** Opening Data for analysis block **
# COMP6248-Reproducability-Challenge/selfsupervised-denoising

Hardware: AMD Instinct MI355X
Metric: training patches/sec (64x64 gauss25 SSDN) (higher is better)
Workload: dtype f16

## Files before the change

### include/ssdn_hip.h

```cpp
#ifndef SSDN_HIP_H
#define SSDN_HIP_H

#include <stdint.h>

#ifdef __cplusplus
extern "C" {
#endif
#if defined(__GNUC__) || defined(__clang__)
#pragma GCC visibility push(default)
#endif

#define SSDN_ABI_VERSION 19
#define SSDN_MAX_TAPS 9

typedef struct ssdn_view {
    void* p;
    int32_t cs;
    int32_t co;
} ssdn_view;

enum ssdn_op_type {
    SSDN_OP_PACK_INPUT = 1,
    SSDN_OP_CONV = 2,
    SSDN_OP_POOL_FWD = 3,
// ... 362 lines not shown
int ssdn_run_ops(const ssdn_op* ops, int n, void* stream);

int ssdn_stream_order(void* first, void* then);

int ssdn_conv_lds_bytes(const ssdn_conv_args* a);
int ssdn_wgrad_lds_bytes(const ssdn_wgrad_args* a);
int ssdn_wgrad_mega_ok(const ssdn_wgrad_args* a);
int ssdn_wgrad_variant(const ssdn_wgrad_args* a, int32_t* out9);

int ssdn_struct_size(int op_type);
int ssdn_abi_version(void);
const char* ssdn_last_error(void);
int ssdn_device_cus(void);

#define SSDN_PROF_CONV_MT3 0
#define SSDN_PROF_CONV_MT2 1
#define SSDN_PROF_CONV_MT1 2
#define SSDN_PROF_WGRAD 3
#define SSDN_PROF_GEMM 4
#define SSDN_PROF_CDMA_MT3 5
#define SSDN_PROF_CDMA_MT21 6
#define SSDN_PROF_WGRAD_SIDE 7
#define SSDN_PROF_KINDS 8
int ssdn_profile_enable(int kind, int max_launches);
int ssdn_profile_set_stride(int kind, int stride);
int ssdn_profile_read(int kind, double* total_ms, long long* launches, double* flops, double* bytes);

int ssdn_conv_set_mode(int mode);
int ssdn_conv_fuses_pool(const ssdn_conv_args* a);
int ssdn_conv_fuses_upsum(const ssdn_conv_args* a);
int ssdn_conv_fuses_unrot(const ssdn_conv_args* a);
int ssdn_conv_fuses_urot(const ssdn_conv_args* a);
int ssdn_conv_signs(const ssdn_conv_args* a);

int ssdn_chain_len(const ssdn_op* ops, int n);
int ssdn_conv_set_chain(int on);

int ssdn_wgrad_mergeable(const ssdn_wgrad_args* a);

#define SSDN_PLAN_REPACK 0
#define SSDN_PLAN_FORWARD 1
#define SSDN_PLAN_BACKWARD 2
#define SSDN_PLAN_OPTIMISER 3
#define SSDN_PLAN_PHASES 4
typedef struct ssdn_plan ssdn_plan;
int ssdn_plan_load(const void* blob, int64_t nbytes, ssdn_plan** out);
void ssdn_plan_destroy(ssdn_plan* plan);
int64_t ssdn_plan_arena_bytes(const ssdn_plan* plan);
const char* ssdn_plan_meta(const ssdn_plan* plan);
int ssdn_plan_bind(ssdn_plan* plan, void* arena);
int ssdn_plan_tensor(const ssdn_plan* plan, const char* name, void** ptr, int64_t* bytes);
int ssdn_plan_run(ssdn_plan* plan, int phase, void* stream);
int ssdn_plan_set_lr(ssdn_plan* plan, float lr, int step, float gscale);
int ssdn_net_forward(ssdn_plan* plan, void* stream);
int ssdn_train_step(ssdn_plan* plan, float lr, int step, void* stream);

void ssdn_debug_set_trace(void* device_buffer);
void* ssdn_debug_get_trace(void);

int ssdn_probe_mfma(const void* a_frag, const void* b_frag, float* d_out, void* stream);
int ssdn_probe_tr16(const void* lds_image, int image_bytes, const int32_t* lane_addr, void* out, void* stream);

#if defined(__GNUC__) || defined(__clang__)
#pragma GCC visibility pop
#endif
#ifdef __cplusplus
// ... 4 lines not shown
```

### selfsupervised-denoising_amd/csrc/api.hip

```cpp
#include "common.h"
#include <cstdarg>
#include <cstdio>
#include <cstdlib>

static thread_local char g_err[512] = "";
thread_local hipEvent_t g_ssdn_stop_event = nullptr;
thread_local bool g_ssdn_stop_used = false;
thread_local hipEvent_t g_ssdn_prof_start = nullptr, g_ssdn_prof_stop = nullptr;
thread_local bool g_ssdn_prof_used = false;

int ssdn_set_error(const char* fmt, ...) {
    va_list ap;
    va_start(ap, fmt);
    vsnprintf(g_err, sizeof(g_err), fmt, ap);
    va_end(ap);
    return -1;
}

#include <vector>
struct ProfSlot {
    bool on = false;
    std::vector<hipEvent_t> ev;
    size_t used = 0;
    double flops = 0.0, bytes = 0.0;
// ... 107 lines not shown
    if (stride < 1) return ssdn_set_error("profile: stride must be >= 1");
    g_prof[kind].stride = stride;
    return 0;
}

int ssdn_profile_read(int kind, double* total_ms, long long* launches, double* flops, double* bytes) {
    if (kind < 0 || kind >= SSDN_PROF_KINDS) return ssdn_set_error("profile: bad kernel kind %d", kind);
    ProfSlot& p = g_prof[kind];
    double ms = 0.0;
    for (size_t i = 0; i + 1 < p.used; i += 2) {
        if (hipEventSynchronize(p.ev[i + 1]) != hipSuccess) return ssdn_set_error("profile: hipEventSynchronize failed");
        float t = 0.f;
        if (hipEventElapsedTime(&t, p.ev[i], p.ev[i + 1]) != hipSuccess) return ssdn_set_error("profile: hipEventElapsedTime failed");
        ms += t;
    }
    *total_ms = ms;
    *launches = (long long)(p.used / 2);
    *flops = p.flops;
    *bytes = p.bytes;
    p.used = 0;
    p.flops = p.bytes = 0.0;
    return 0;
}

int ssdn_conv_lds_bytes(const ssdn_conv_args* a) { return conv_lds_bytes(a); }
int ssdn_wgrad_lds_bytes(const ssdn_wgrad_args* a) { return wgrad_lds_bytes(a); }
int ssdn_wgrad_mergeable(const ssdn_wgrad_args* a) { return a && wgrad_mergeable(a) ? 1 : 0; }
int ssdn_wgrad_mega_ok(const ssdn_wgrad_args* a) { return wgrad_mega_ok(a); }
int ssdn_conv_fuses_pool(const ssdn_conv_args* a) { return a && conv_fuses_pool(a) ? 1 : 0; }
int ssdn_conv_fuses_upsum(const ssdn_conv_args* a) { return a && conv_fuses_upsum(a) ? 1 : 0; }
int ssdn_conv_fuses_unrot(const ssdn_conv_args* a) { return a && conv_fuses_unrot(a) ? 1 : 0; }
int ssdn_conv_fuses_urot(const ssdn_conv_args* a) { return a && conv_fuses_urot(a) ? 1 : 0; }
int ssdn_conv_signs(const ssdn_conv_args* a) { return a && conv_signs(a) ? 1 : 0; }

#define SSDN_NEVENTS 256
#define SSDN_NLANES 4
#define SSDN_MAX_DEVICES 16
struct LaneSet {
    hipStream_t side[SSDN_NLANES] = {nullptr, nullptr, nullptr, nullptr};
    hipEvent_t ev[SSDN_NEVENTS];
    int ev_next = 0;
    bool ready = false;
};
static LaneSet g_lanesets[SSDN_MAX_DEVICES];
static LaneSet* lanes_get() {
    int dev = 0;
    if (hipGetDevice(&dev) != hipSuccess || dev < 0 || dev >= SSDN_MAX_DEVICES) { ssdn_set_error("lanes: bad current device"); return nullptr; }
    LaneSet& L = g_lanesets[dev];
    if (L.ready) return &L;
    for (int l = 1; l < SSDN_NLANES; ++l)
        if (hipStreamCreateWithFlags(&L.side[l], hipStreamNonBlocking) != hipSuccess) { ssdn_set_error("lanes: hipStreamCreate failed"); return nullptr; }
    for (int i = 0; i < SSDN_NEVENTS; ++i)
        if (hipEventCreateWithFlags(&L.ev[i], hipEventDisableTiming) != hipSuccess) { ssdn_set_error("lanes: hipEventCreate failed"); return nullptr; }
    L.ready = true;
    return &L;
}
static const unsigned g_lane_deps[SSDN_NLANES] = {0u, 1u << 0, (1u << 0) | (1u << 1) | (1u << 3), 1u << 0};

int ssdn_stream_order(void* first, void* then) {
    LaneSet* LS = lanes_get();
    if (!LS) return -1;
    hipEvent_t e = LS->ev[LS->ev_next++ % SSDN_NEVENTS];
    SSDN_CHECK_HIP(hipEventRecord(e, (hipStream_t)first));
    SSDN_CHECK_HIP(hipStreamWaitEvent((hipStream_t)then, e, 0));
    return 0;
}
// ... 265 lines not shown
```

### selfsupervised-denoising_amd/csrc/common.h

```cpp
#pragma once
#include <hip/hip_runtime.h>
#include <hip/hip_ext.h>
#include <stdint.h>
#include "../../include/ssdn_hip.h"
#include <cstdlib>

#if defined(SSDN_TUNING)
static inline const char* ssdn_tuning_env(const char* name) { return std::getenv(name); }
#else
static inline const char* ssdn_tuning_env(const char*) { return nullptr; }
#endif

typedef _Float16 h16;
typedef _Float16 half8 __attribute__((ext_vector_type(8)));
typedef _Float16 half4 __attribute__((ext_vector_type(4)));
typedef _Float16 half2v __attribute__((ext_vector_type(2)));
typedef __bf16 bf16x8 __attribute__((ext_vector_type(8)));
typedef unsigned short u16x8 __attribute__((ext_vector_type(8)));
typedef unsigned short u16x4 __attribute__((ext_vector_type(4)));
typedef float f32x16 __attribute__((ext_vector_type(16)));
typedef float f32x4 __attribute__((ext_vector_type(4)));

#define LRELU_SLOPE 0.1f

// ... 105 lines not shown
int launch_spatial_mean(const ssdn_spatial_mean_args* a, hipStream_t s);
int launch_mse(const ssdn_mse_args* a, int masked, hipStream_t s);
int launch_head_vjp(const ssdn_head_vjp_args* a, hipStream_t s);
int launch_head_vjp_impulse(const ssdn_head_vjp_args* a, hipStream_t s);
int launch_head_posterior(const ssdn_head_posterior_args* a, hipStream_t s);
int launch_ssim(const ssdn_ssim_args* a, hipStream_t s);
int launch_calibration(const ssdn_calibration_args* a, hipStream_t s);
int launch_mse_vjp(const ssdn_mse_vjp_args* a, hipStream_t s);
int launch_adam(const ssdn_adam_args* a, hipStream_t s);
#define ADAM_PACK_MAX 24
int adam_pack_fusable(const ssdn_adam_args* a, const ssdn_wpack_args* const* items, int n);
int launch_adam_pack(const ssdn_adam_args* a, const ssdn_wpack_args* const* items, int n, hipStream_t s);
int tail_fused_ok(const ssdn_wreduce_args* const* wr, int nw, const ssdn_adam_args* a, const ssdn_wpack_args* const* wp, int np);
int launch_tail_fused(const ssdn_wreduce_args* const* wr, int nw, const ssdn_adam_args* a, const ssdn_wpack_args* const* wp, int np, hipStream_t s);
int launch_metrics(const ssdn_metrics_args* a, hipStream_t s);
int launch_accum(const ssdn_accum_args* a, hipStream_t s);
int launch_noise(const ssdn_noise_args* a, hipStream_t s);
int launch_input_grad(const ssdn_input_grad_args* a, hipStream_t s);
int conv_lds_bytes(const ssdn_conv_args* a);
int conv_validate(const ssdn_conv_args* a);
int chain_len(const ssdn_op* ops, int n, bool any_lane);
int launch_chain(const ssdn_op* ops, int n, bool any_lane, hipStream_t s);
bool chain_merging_on();
bool conv_dma_eligible(const ssdn_conv_args* a, bool any_size);
int conv_dma_lds_bytes(int mt);
bool conv_signs(const ssdn_conv_args* a);
bool gemm_dma_signs(const ssdn_conv_args* a);
bool conv_dma_signs(const ssdn_conv_args* a);
bool conv_fuses_urot(const ssdn_conv_args* a);
bool conv_fuses_unrot(const ssdn_conv_args* a);
bool conv_fuses_upsum(const ssdn_conv_args* a);
bool conv_fuses_pool(const ssdn_conv_args* a);
int launch_conv_dma(const ssdn_conv_args* a, hipStream_t s);
bool conv_thin_eligible(const ssdn_conv_args* a);
bool conv_thin_fuses_pack(const ssdn_pack_input_args* pk, const ssdn_conv_args* a);
int launch_conv_thin(const ssdn_conv_args* a, const ssdn_pack_input_args* pk, hipStream_t s);
bool conv_pack_fusable(const ssdn_pack_input_args* pk, const ssdn_conv_args* a);
bool gradpack_dgrad_fusable(const ssdn_grad_pack_args* gp, const ssdn_conv_args* a);
int launch_gradpack_dgrad(const ssdn_grad_pack_args* gp, const ssdn_conv_args* a, hipStream_t s);
bool conv_gradpack_fusable(const ssdn_grad_pack_args* gp, const ssdn_conv_args* a);
bool gemm_dma_eligible(const ssdn_conv_args* a);
int gemm_dma_lds_bytes(const ssdn_conv_args* a);
int launch_gemm_dma(const ssdn_conv_args* a, hipStream_t s);
bool gemm_dma_fuses_next(const ssdn_conv_args* a, const ssdn_conv_args* b);
int launch_gemm_dma_with_next(const ssdn_conv_args* a, const ssdn_conv_args* b, hipStream_t s);
bool conv_pair_fusable(const ssdn_conv_args* a, const ssdn_conv_args* b);
extern "C" int ssdn_device_cus(void);
int wgrad_lds_bytes(const ssdn_wgrad_args* a);
```
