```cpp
template <int KT, int RPT, bool KP>
__global__ __launch_bounds__(256) void final_kernel(FinalParams p, int tiles_x, int tiles_y) {
    constexpr int FTH = 8 * RPT, FIH = FTH + 2;
    extern __shared__ __attribute__((aligned(16))) char smem[];
    float* tile = reinterpret_cast<float*>(smem);
    const int CT = p.K + p.cin;
    int b = blockIdx.x;
    const int tx = b % tiles_x; b /= tiles_x;
    const int ty = b % tiles_y;
    const int n = b / tiles_y;
    const int oy0 = ty * FTH, ox0 = tx * FTW;

    constexpr int G = (KT + 7) >> 3;
    const float sc_y = final_scale(p.h, p.H), sc_x = final_scale(p.wd, p.W);
    for (int u = threadIdx.x; u < FIH * FIW * G; u += 256) {
        const int c8 = u % G;
        const int q = u / G;
        const int py = q / FIW, px = q - py * FIW;
        const int gy = oy0 - 1 + py, gx = ox0 - 1 + px;
        float v[8];
        final_stage8(p, n, gy, gx, c8, sc_y, sc_x, v);
#pragma unroll
        for (int i = 0; i < 8; ++i) {
            const int c = c8 * 8 + i;
            if (c < p.K) tile[(c * FIH + py) * FROW + px] = v[i];
        }
    }
    for (int u = threadIdx.x; u < FIH * FIW * p.cin; u += 256) {
        const int px = u % FIW;
        const int r = u / FIW;
        const int py = r % FIH, ci = r / FIH;
        tile[((p.K + ci) * FIH + py) * FROW + px] = final_stage_raw(p, n, ci, oy0 - 1 + py, ox0 - 1 + px);
    }
    __syncthreads();

    const int lx = threadIdx.x & (FTW - 1), lyy = (threadIdx.x / FTW) * RPT;
    if constexpr (RPT == 2) {
        f32x2 acc[KT];
#pragma unroll
        for (int k = 0; k < KT; ++k) acc[k] = f32x2{p.bias[k], p.bias[k]};
        for (int c = 0; c < CT; ++c) {
            const float* tp = tile + (c * FIH + lyy) * FROW + lx;
            const float* wp = p.w + (size_t)c * 9 * KT;
            float r[4][3];
#pragma unroll
            for (int i = 0; i < 4; ++i)
#pragma unroll
                for (int j = 0; j < 3; ++j) r[i][j] = tp[i * FROW + j];
// ... 66 lines not shown
    const int tiles_x = (p.W + FTW - 1) / FTW, tiles_y = (p.H + FTH - 1) / FTH;
    const long long nblk = (long long)p.N * tiles_x * tiles_y;
    if (nblk <= 0 || nblk > 0x7fffffffLL) return (int)hipErrorInvalidValue;
    const size_t lds = (size_t)(p.K + p.cin) * FIH * FROW * sizeof(float);
    auto kern = final_kernel<KT, RPT, KP>;
    if (const int e_ = ensure_dyn_lds(reinterpret_cast<const void*>(kern), 64 * 1024)) return e_;
    if (lds > 64 * 1024) return (int)hipErrorInvalidValue;
    hipLaunchKernelGGL(kern, dim3((unsigned)nblk), dim3(256), lds, stream, p, tiles_x, tiles_y);
    return (int)hipGetLastError();
}
inline int final_rpt(int K, int cin, int KT) { return (size_t)(K + cin) * 18 * FROW * sizeof(float) <= 64 * 1024 && KT <= 16 ? 2 : 1; }
template <int KT, bool KP = false>
int launch_final_t(const FinalParams& p, hipStream_t stream) {
    if (final_rpt(p.K, p.cin, KT) == 2) return launch_final_rt<KT, 2, KP>(p, stream);
    return launch_final_rt<KT, 1, KP>(p, stream);
}

constexpr int FKP_MAXC = 40;
__global__ __launch_bounds__(64) void final_kp_finish_kernel(FinalParams p, int kt, int ntiles, float* kp, int* idx_out) {
    __shared__ float sv[81][FKP_MAXC];
    __shared__ float spt[9];
    const int plane = blockIdx.x, n = plane / p.K, k = plane - n * p.K;
    float bv;
    int bi;
    reduce_tile_maxima(p.part + (size_t)plane * ntiles, ntiles, bv, bi);
    const int b0 = bi == 0x7fffffff ? 0 : bi, px = b0 % p.W, py = b0 / p.W;
    const int npt = 1 < px && px < p.W - 2 && 1 < py && py < p.H - 2 ? 9 : 1;
    const int G = (p.K + 7) >> 3, U = G + p.cin, CT = p.K + p.cin;
    const float sc_y = final_scale(p.h, p.H), sc_x = final_scale(p.wd, p.W);
    for (int u = threadIdx.x; u < npt * 9 * U; u += 64) {
// ... 492 lines not shown
            for (int l = 0; l < 64; ++l)
                for (int j = 0; j < 8; ++j) {
                    const int co = m * 16 + (l & 15), G = c * 4 + (l >> 4);
                    float v = 0.f;
                    if (G < 9 * cg_n) {
                        const int tap = G / cg_n, ch = (G % cg_n) * 8 + j;
                        if (co < K && ch < ct) v = w[((size_t)co * ct + ch) * 9 + tap];
                    }
                    const uint16_t hi = fb16(v), lo = fb16(v - fb16f(hi));
                    const size_t base = (((size_t)m * nch + c) * 2) * 512;
                    d[base + l * 8 + j] = hi;
                    d[base + 512 + l * 8 + j] = lo;
                }
}

int final_kp_tiles(int K, int cin, int H, int W) {
    const int kt = final_kt(K);
    if (kt < 0 || H <= 0 || W <= 0) return 0;
    return ((W + FTW - 1) / FTW) * ((H + 8 * final_rpt(K, cin, kt) - 1) / (8 * final_rpt(K, cin, kt)));
}

int launch_final_kp(const FinalParams& p, float* kp, int* idx_out, hipStream_t stream) {
    const int ntiles = final_kp_tiles(p.K, p.cin, p.H, p.W), kt = final_kt(p.K);
    const long long planes = (long long)p.N * p.K;
    if (!p.part || !kp || ntiles <= 0 || p.K + p.cin > FKP_MAXC || planes > 0x7fffffffLL || (long long)p.H * p.W > 0x7fffffffLL)
        return (int)hipErrorInvalidValue;
    int rc = (int)hipErrorInvalidValue;
    switch (kt) {
        case 11: rc = launch_final_t<11, true>(p, stream); break;
        case 16: rc = launch_final_t<16, true>(p, stream); break;
// ... 68 lines not shown
                case 31: return launch_final_mfma_t<3, 1, true>(p, stream);
                case 32: return launch_final_mfma_t<3, 2, true>(p, stream);
                case 42: return launch_final_mfma_t<4, 2, true>(p, stream);
                case 52: return launch_final_mfma_t<5, 2, true>(p, stream);
            }
        }
        switch (cg * 10 + m) {
            case 21: return launch_final_mfma_t<2, 1>(p, stream);
            case 31: return launch_final_mfma_t<3, 1>(p, stream);
            case 32: return launch_final_mfma_t<3, 2>(p, stream);
            case 42: return launch_final_mfma_t<4, 2>(p, stream);
            case 52: return launch_final_mfma_t<5, 2>(p, stream);
        }
    }
    if (p.fmt == FMT_HF) return (int)hipErrorInvalidValue;
    switch (final_kt(p.K)) {
        case 11: return launch_final_t<11>(p, stream);
        case 16: return launch_final_t<16>(p, stream);
        case 32: return launch_final_t<32>(p, stream);
    }
    return (int)hipErrorInvalidValue;
}

}
```

esa-pose-estimation_amd/csrc/kernels.h:

```cpp
#pragma once
#include <hip/hip_runtime.h>
#include <stdint.h>

namespace esa {

enum { FMT_SB = 0, FMT_BF = 1, FMT_F32 = 2, FMT_HF = 3 };
inline bool fmt_half(int fmt) { return fmt == FMT_BF || fmt == FMT_HF; }

int set_error(const char* fmt, ...);

struct ConvParams {
    const char* x;
    char* y;
    const char* res;
    const uint4* w;
    const float* bias;
    int N, H, W, OH, OW;
    int Cinp, Coutp;
    int relu;
    int out_f32;
    int fmt;
    int nheads;
    int x6_reload;
    char* yh[3];
// ... 58 lines not shown
    const float* bias2;
    int N, H, W;
};
int launch_bblock32(const BlockParams& p, hipStream_t stream);

struct StemFusedParams {
    const float* x;
    char* y;
    const float* w1;
    const float* bias1;
    const uint4* w2;
    const float* bias2;
    int N, H, W, OH, OW, cin, Cmid, Coutp;
};
int launch_stem_fused(const StemFusedParams& p, hipStream_t stream);
bool stem_fused_x6_supported(int cin, int cmid, int coutp);
void pack_stem_w1_x6(const float* w, const float* b, float* dst);
int launch_stem_fused_x6(const StemFusedParams& p, hipStream_t stream);

struct FuseParams {
    const char* x[4];
    int h[4], w[4];
    int nterms;
    char* y;
    int N, H, W, Cp;
    int relu;
    int fmt;
};
int launch_fuse(const FuseParams& p, hipStream_t stream);
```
** Closing Data for analysis block **
Please report every line among the entries that includes "sizeof".

--- Task output ---
    vsnprintf(g_err, sizeof(g_err), fmt, ap);
    const size_t lds = (size_t)(p.K + p.cin) * FIH * FROW * sizeof(float);
inline int final_rpt(int K, int cin, int KT) { return (size_t)(K + cin) * 18 * FROW * sizeof(float) <= 64 * 1024 && KT <= 16 ? 2 : 1; }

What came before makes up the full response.